- **TASK TO COMPLETE**: Look below for the line that has "const unsigned char* chunk". Set down the lines from there through the line that has "float pw = 0.f;", exactly as written.

- **SOURCE INFORMATION**:
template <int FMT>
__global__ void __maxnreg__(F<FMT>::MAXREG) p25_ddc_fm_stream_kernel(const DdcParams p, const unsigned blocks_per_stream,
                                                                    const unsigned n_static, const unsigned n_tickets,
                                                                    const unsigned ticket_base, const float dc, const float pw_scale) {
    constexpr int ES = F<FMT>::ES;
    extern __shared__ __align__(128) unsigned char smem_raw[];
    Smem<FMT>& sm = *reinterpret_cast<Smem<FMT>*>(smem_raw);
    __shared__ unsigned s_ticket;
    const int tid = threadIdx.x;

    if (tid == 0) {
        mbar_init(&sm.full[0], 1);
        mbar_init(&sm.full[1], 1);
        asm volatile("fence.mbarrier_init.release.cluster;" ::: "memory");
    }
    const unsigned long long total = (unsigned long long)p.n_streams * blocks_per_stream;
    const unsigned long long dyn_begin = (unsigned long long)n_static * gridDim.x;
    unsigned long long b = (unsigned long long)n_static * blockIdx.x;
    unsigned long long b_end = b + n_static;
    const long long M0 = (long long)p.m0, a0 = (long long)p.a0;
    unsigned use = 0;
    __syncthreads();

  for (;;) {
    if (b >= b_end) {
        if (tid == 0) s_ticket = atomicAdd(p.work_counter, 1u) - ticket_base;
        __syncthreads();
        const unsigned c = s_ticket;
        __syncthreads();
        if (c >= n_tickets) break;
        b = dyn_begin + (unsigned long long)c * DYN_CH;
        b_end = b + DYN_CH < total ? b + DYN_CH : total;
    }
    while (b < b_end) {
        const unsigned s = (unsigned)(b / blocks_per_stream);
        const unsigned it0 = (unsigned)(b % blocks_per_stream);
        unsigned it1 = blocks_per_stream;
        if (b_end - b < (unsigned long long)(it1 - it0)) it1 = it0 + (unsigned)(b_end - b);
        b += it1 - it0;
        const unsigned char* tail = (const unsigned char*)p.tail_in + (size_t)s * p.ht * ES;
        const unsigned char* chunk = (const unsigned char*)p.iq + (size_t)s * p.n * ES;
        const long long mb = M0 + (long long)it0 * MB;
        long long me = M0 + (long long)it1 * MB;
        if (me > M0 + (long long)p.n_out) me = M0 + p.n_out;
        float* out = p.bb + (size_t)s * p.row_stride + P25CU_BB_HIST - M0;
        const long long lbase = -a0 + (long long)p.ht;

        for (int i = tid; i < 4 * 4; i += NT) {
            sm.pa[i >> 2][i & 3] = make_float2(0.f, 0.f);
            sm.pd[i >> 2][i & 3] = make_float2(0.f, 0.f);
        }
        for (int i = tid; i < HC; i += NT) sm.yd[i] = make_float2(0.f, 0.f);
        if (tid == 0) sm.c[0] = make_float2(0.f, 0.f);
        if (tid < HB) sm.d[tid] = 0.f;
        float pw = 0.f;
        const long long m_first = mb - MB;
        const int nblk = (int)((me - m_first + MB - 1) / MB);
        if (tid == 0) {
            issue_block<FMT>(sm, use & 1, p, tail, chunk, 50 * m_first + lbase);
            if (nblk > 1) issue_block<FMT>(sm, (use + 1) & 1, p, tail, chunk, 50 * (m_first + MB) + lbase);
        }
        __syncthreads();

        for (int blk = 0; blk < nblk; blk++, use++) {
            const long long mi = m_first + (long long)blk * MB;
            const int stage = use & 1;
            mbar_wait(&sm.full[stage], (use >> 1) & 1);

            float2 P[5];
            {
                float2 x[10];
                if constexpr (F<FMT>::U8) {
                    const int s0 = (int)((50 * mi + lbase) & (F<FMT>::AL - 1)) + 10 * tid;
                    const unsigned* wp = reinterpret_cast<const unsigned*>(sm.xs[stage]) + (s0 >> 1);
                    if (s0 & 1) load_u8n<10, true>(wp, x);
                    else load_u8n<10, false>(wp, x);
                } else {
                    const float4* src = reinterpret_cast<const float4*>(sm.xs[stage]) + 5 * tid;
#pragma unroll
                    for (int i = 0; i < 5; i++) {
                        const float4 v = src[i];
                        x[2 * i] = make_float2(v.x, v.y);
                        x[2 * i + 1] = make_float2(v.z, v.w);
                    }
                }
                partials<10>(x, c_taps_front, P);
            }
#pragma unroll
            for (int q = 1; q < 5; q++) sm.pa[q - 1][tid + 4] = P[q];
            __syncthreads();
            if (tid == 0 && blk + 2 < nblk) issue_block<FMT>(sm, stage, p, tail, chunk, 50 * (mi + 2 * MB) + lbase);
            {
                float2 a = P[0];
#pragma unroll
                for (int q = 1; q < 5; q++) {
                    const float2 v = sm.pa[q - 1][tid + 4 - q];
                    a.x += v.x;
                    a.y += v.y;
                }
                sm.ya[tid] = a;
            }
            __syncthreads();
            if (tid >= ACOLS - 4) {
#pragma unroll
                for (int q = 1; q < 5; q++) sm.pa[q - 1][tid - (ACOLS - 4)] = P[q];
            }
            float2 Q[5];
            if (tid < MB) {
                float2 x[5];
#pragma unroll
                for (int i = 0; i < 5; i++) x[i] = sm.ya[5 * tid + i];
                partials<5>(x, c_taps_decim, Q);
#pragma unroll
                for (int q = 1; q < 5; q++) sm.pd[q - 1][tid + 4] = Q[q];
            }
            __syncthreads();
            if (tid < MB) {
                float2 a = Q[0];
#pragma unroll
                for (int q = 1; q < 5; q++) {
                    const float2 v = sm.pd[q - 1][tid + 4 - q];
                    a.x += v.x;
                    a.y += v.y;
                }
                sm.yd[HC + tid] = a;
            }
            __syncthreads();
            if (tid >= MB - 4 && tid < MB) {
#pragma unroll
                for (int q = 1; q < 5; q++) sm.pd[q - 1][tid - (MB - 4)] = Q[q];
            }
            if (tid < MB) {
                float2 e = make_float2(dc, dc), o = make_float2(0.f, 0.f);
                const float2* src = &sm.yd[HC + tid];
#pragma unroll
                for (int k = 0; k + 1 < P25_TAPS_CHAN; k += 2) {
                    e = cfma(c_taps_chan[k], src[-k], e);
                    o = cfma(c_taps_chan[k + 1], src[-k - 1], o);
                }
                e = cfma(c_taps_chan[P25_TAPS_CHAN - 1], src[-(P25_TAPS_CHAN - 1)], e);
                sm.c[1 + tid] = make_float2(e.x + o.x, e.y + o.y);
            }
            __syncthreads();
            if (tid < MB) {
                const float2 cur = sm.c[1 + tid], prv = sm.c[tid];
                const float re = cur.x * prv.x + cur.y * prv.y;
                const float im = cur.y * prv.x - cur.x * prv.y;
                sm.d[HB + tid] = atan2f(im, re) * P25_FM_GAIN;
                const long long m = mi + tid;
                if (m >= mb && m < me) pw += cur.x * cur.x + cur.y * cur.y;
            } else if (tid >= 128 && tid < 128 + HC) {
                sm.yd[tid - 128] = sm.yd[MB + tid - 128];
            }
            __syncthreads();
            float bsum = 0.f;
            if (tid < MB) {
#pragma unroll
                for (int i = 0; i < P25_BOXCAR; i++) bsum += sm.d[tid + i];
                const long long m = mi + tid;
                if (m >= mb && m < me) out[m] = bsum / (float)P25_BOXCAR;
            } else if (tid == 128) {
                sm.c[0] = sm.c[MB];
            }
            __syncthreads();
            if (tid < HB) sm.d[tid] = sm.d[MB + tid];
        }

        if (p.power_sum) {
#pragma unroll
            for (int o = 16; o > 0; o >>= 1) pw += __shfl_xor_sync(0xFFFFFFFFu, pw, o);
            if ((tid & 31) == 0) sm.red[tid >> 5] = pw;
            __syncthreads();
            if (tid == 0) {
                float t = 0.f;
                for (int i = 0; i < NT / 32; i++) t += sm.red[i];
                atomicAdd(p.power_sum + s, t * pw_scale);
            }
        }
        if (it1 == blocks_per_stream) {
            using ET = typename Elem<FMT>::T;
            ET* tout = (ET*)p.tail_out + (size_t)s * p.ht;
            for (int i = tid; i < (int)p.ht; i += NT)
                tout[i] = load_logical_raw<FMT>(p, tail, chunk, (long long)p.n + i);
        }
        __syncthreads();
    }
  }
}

- **TASK RESULT**:
        const unsigned char* chunk = (const unsigned char*)p.iq + (size_t)s * p.n * ES;
        const long long mb = M0 + (long long)it0 * MB;
        long long me = M0 + (long long)it1 * MB;
        if (me > M0 + (long long)p.n_out) me = M0 + p.n_out;
        float* out = p.bb + (size_t)s * p.row_stride + P25CU_BB_HIST - M0;
        const long long lbase = -a0 + (long long)p.ht;

        for (int i = tid; i < 4 * 4; i += NT) {
            sm.pa[i >> 2][i & 3] = make_float2(0.f, 0.f);
            sm.pd[i >> 2][i & 3] = make_float2(0.f, 0.f);
        }
        for (int i = tid; i < HC; i += NT) sm.yd[i] = make_float2(0.f, 0.f);
        if (tid == 0) sm.c[0] = make_float2(0.f, 0.f);
        if (tid < HB) sm.d[tid] = 0.f;
        float pw = 0.f;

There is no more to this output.